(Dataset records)
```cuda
template <typename T> struct Mma4;
template <> struct Mma4<f16> {
    typedef _Float16 v4 __attribute__((ext_vector_type(4)));
    static __device__ __forceinline__ f32x4 run(u32x2 a, u32x2 b, f32x4 c) {
        return __builtin_amdgcn_mfma_f32_4x4x4f16(__builtin_bit_cast(v4, a), __builtin_bit_cast(v4, b), c, 0, 0, 0);
    }
    static __device__ __forceinline__ unsigned short bits_of_int(int d) { return as_u16((f16)(short)d); }
};
template <> struct Mma4<bf16> {
    typedef short v4 __attribute__((ext_vector_type(4)));
    static __device__ __forceinline__ f32x4 run(u32x2 a, u32x2 b, f32x4 c) {
        return __builtin_amdgcn_mfma_f32_4x4x4bf16_1k(__builtin_bit_cast(v4, a), __builtin_bit_cast(v4, b), c, 0, 0, 0);
    }
    static __device__ __forceinline__ unsigned short bits_of_int(int d) { return (unsigned short)(as_u32((float)d) >> 16); }
};

__device__ __forceinline__ void dma16_nt(const void* gsrc, unsigned lds_dst) {
    unsigned keep;
    asm volatile("s_mov_b32 %0, m0\n\ts_mov_b32 m0, %2\n\ts_nop 0\n\tglobal_load_lds_dwordx4 %1, off nt\n\ts_mov_b32 m0, %0"
                 : "=&s"(keep) : "v"(gsrc), "s"(lds_dst) : "memory");
}

template <bool NT> __device__ __forceinline__ void dma16_sv(__attribute__((address_space(1))) const char* sbase, unsigned voff, unsigned lds_dst) {
    if constexpr (NT) asm volatile("s_mov_b32 m0, %2\n\ts_nop 0\n\tglobal_load_lds_dwordx4 %0, %1 nt" : : "v"(voff), "s"(sbase), "s"(lds_dst) : "memory");
    else asm volatile("s_mov_b32 m0, %2\n\ts_nop 0\n\tglobal_load_lds_dwordx4 %0, %1" : : "v"(voff), "s"(sbase), "s"(lds_dst) : "memory");
}
template <int ROWS, bool NT>
__device__ __forceinline__ void stage_rows(__attribute__((address_space(1))) const char* const (&base)[ROWS], const unsigned (&lds)[ROWS], int tid, int w64, int step, int pieces) {
    if (w64 >= pieces) return;
    if (tid < pieces) {
#pragma unroll
        for (int r = 0; r < ROWS; ++r) dma16_sv<NT>(base[r], (unsigned)tid * 16u, lds[r] + (unsigned)w64 * 16u);
    }
    if (w64 + step >= pieces) return;
    if (tid + step < pieces) {
#pragma unroll
        for (int r = 0; r < ROWS; ++r) dma16_sv<NT>(base[r], (unsigned)(tid + step) * 16u, lds[r] + (unsigned)(w64 + step) * 16u);
    }
    if (__builtin_expect(w64 + 2 * step >= pieces, 1)) return;
    for (int a = 2 * step; w64 + a < pieces; a += step) {
        if (tid + a < pieces) {
#pragma unroll
            for (int r = 0; r < ROWS; ++r) dma16_sv<NT>(base[r], (unsigned)(tid + a) * 16u, lds[r] + (unsigned)(w64 + a) * 16u);
        }
    }
}
__device__ __forceinline__ int scalar_ge(int a, int b) {
    int r;
    asm("s_cmp_ge_i32 %1, %2\n\ts_cselect_b32 %0, 1, 0" : "=s"(r) : "s"(a), "s"(b) : "scc");
    return r;
}

struct GemvSeg {
    const unsigned* qweight;
    const unsigned* qzeros;
    const void* scales;
    const void* bias;
    void* out;
    int N;
    int blk_end;
    int col0;
    int pad_;
};
struct GemvStreamParams {
    GemvSeg seg[4];
    const void* x;
    unsigned long long* gran;
    unsigned* epochs;
    unsigned* err;
    int nseg, M, K, zero_mode, units_total, units_per_split, ksplit, gu_shift, nsum;
    unsigned max_spins;
};

template <int CT, int MT, typename T, typename PP = GemvStreamParams, typename SG = GemvSeg>
__device__ __forceinline__ void stream_finish(const PP& p, const SG& sg, int strip, int sidx, int ks, int N, const float* red, T* stage = nullptr) {
    const int tid = threadIdx.x, lane = tid & 63, wave = tid >> 6, W = blockDim.x >> 6;
    constexpr int E = MT * CT, ES = E + 4;
    unsigned tag = 0;
    if (p.ksplit > 1) {
        unsigned ep;
        asm volatile("s_load_dword %0, %1, 0x0\n\ts_waitcnt lgkmcnt(0)" : "=s"(ep) : "s"(p.epochs + sidx) : "memory");
        tag = 0x7FE00000u | ((ep + 1u) & 0x1FFFFFu);
    }
    const size_t slab = (size_t)p.M * p.nsum;
    bool gave_up = false;
    auto emit = [&](int e, float t) {
        const int m = e / CT, c = e % CT;
        const int n = strip * CT + c;
        if (n >= N || m >= p.M) return;
        if (p.ksplit > 1) {
            const size_t at = (size_t)m * p.nsum + sg.col0 + n;
            if (ks != 0) {
                const unsigned long long g8 = (unsigned long long)as_u32(t) | ((unsigned long long)tag << 32);
                __hip_atomic_store(p.gran + (size_t)(ks - 1) * slab + at, g8, __ATOMIC_RELAXED, __HIP_MEMORY_SCOPE_AGENT);
                return;
            }
            constexpr int KMAX = 8;
            unsigned long long v[KMAX - 1];
            unsigned pending = (1u << (p.ksplit - 1)) - 1u;
            for (unsigned spins = 0; pending; ++spins) {
#pragma unroll
                for (int k = 0; k < KMAX - 1; ++k)
                    if (pending & (1u << k)) v[k] = __hip_atomic_load(p.gran + (size_t)k * slab + at, __ATOMIC_RELAXED, __HIP_MEMORY_SCOPE_AGENT);
#pragma unroll
                for (int k = 0; k < KMAX - 1; ++k)
                    if ((pending & (1u << k)) && (unsigned)(v[k] >> 32) == tag) pending &= ~(1u << k);
                if (pending && spins > p.max_spins) { gave_up = true; break; }
                if (pending) __builtin_amdgcn_s_sleep(2);
            }
#pragma unroll
            for (int k = 0; k < KMAX - 1; ++k)
                if (k < p.ksplit - 1) t += as_f32((unsigned)(v[k] & 0xffffffffu));
#pragma unroll
            for (int k = 0; k < KMAX - 1; ++k)
                if (k < p.ksplit - 1) __hip_atomic_store(p.gran + (size_t)k * slab + at, 0ull, __ATOMIC_RELAXED, __HIP_MEMORY_SCOPE_AGENT);
        }
        if (sg.bias) t += DType<T>::to_f32(((const T*)sg.bias)[n]);
        const T o = DType<T>::from_f32(t);
        if (sg.out) ((T*)sg.out)[(size_t)m * N + n] = o;
        if (stage) stage[m * CT + c] = o;
    };
    if ((W & (W - 1)) == 0) {
        const int lw = __builtin_ctz((unsigned)W);
        const int w_of_lane = lane & (W - 1), e_of_lane = lane >> lw;
        for (int e0 = 0; e0 < E; e0 += 64) {
            const int e = e0 + wave * (64 >> lw) + e_of_lane;
            float t = (e < E) ? red[w_of_lane * ES + e] : 0.f;
            for (int off = 1; off < W; off <<= 1) t += __shfl_xor(t, off, 64);
            if (w_of_lane == 0 && e < E) emit(e, t);
        }
    } else {
        for (int e = tid; e < E; e += blockDim.x) {
            float t = 0.f;
            for (int w = 0; w < W; ++w) t += red[w * ES + e];
            emit(e, t);
        }
    }
    if (p.ksplit > 1 && ks == 0) {
        if (gave_up) __hip_atomic_store(p.err, 1u, __ATOMIC_RELAXED, __HIP_MEMORY_SCOPE_AGENT);
        __syncthreads();
        if (tid == 0) __hip_atomic_store(p.epochs + sidx, (tag & 0x1FFFFFu), __ATOMIC_RELAXED, __HIP_MEMORY_SCOPE_AGENT);
    }
}

template <int LN, int MT, typename T>
__device__ __forceinline__ void stream_epilogue(f32x4 (&acc)[MT], const GemvStreamParams& p, const GemvSeg& sg, int strip, int sidx, int ks, int N,
                                                float* red) {
    constexpr int CT = LN * 4;
    const int tid = threadIdx.x, lane = tid & 63, wave = tid >> 6, W = blockDim.x >> 6;
#pragma unroll
    for (int m = 0; m < MT; ++m)
#pragma unroll
        for (int c = 0; c < 4; ++c) acc[m][c] = row_slot_sum<LN>(acc[m][c]);
    constexpr int E = MT * CT, ES = E + 4;
    if (lane < LN) {
#pragma unroll
        for (int m = 0; m < MT; ++m) *(f32x4*)(red + wave * ES + m * CT + lane * 4) = acc[m];
    }
    __syncthreads();
    stream_finish<CT, MT, T>(p, sg, strip, sidx, ks, N, red);
}


}
```

autogptq_amd/csrc/gemv_tiled_kernel.cuh:

```cuda
#pragma once
#include <cstddef>

#include "gemv_shared.cuh"

namespace gptq {

struct TiledSeg {
    const void* bias;
    void* out;
    int N, col0;
};
struct PeerEpi {
    char* xbuf[2][GPTQ_PEER_MAX];
    unsigned* flags[GPTQ_PEER_MAX];
    unsigned* state;
    int world, rank;
    unsigned row_bytes, col_off_bytes, owners, pad_;
};
struct TiledParams {
    int blk_end[4];
    const void* x;
    int M, K;
    int chunks, chunks_per_split, ksplit, gu_shift, groups, xstride, waves;
    int pair_strips;
    const unsigned* tq[4];
    const void* cst[4];
    const int* perm[4];
    int xraw_off;
    int nseg, nsum;
    unsigned max_spins;
    TiledSeg seg[4];
    unsigned long long* gran;
    unsigned* epochs;
    unsigned* err;
    PeerEpi peer;
};
static_assert(offsetof(TiledParams, perm) == 128, "the entry batch of the decode-copy kernel is the first two cache lines of its arguments");

template <int BITS> struct TiledFmt;
template <> struct TiledFmt<4> { static constexpr int WPL = 4, KPL = 32, REC = 48, ZB = 1; };
template <> struct TiledFmt<8> { static constexpr int WPL = 4, KPL = 16, REC = 64, ZB = 2; };
template <> struct TiledFmt<3> { static constexpr int WPL = 3, KPL = 32, REC = 48, ZB = 1; };
template <> struct TiledFmt<2> { static constexpr int WPL = 2, KPL = 32, REC = 48, ZB = 1; };

#ifdef GPTQ_TILED_STAMPS
#define TILED_STAMP(i) (st_[i] = __builtin_amdgcn_s_memtime() | vz_)
#define TILED_STAMPS_OUT() stamps_out()
#define TILED_HOT_END() return
#else
#define TILED_HOT_END() __builtin_amdgcn_endpgm()
#define TILED_STAMP(i) ((void)0)
#define TILED_STAMPS_OUT() ((void)0)
#endif

template <int N_> struct WordsOf { typedef unsigned type __attribute__((ext_vector_type(N_))); };
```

**WHAT YOU WILL DO:**
After reading the records above, work out how many lines contain "bool" and give that number only.

**SOLUTION TO THIS TASK:**
3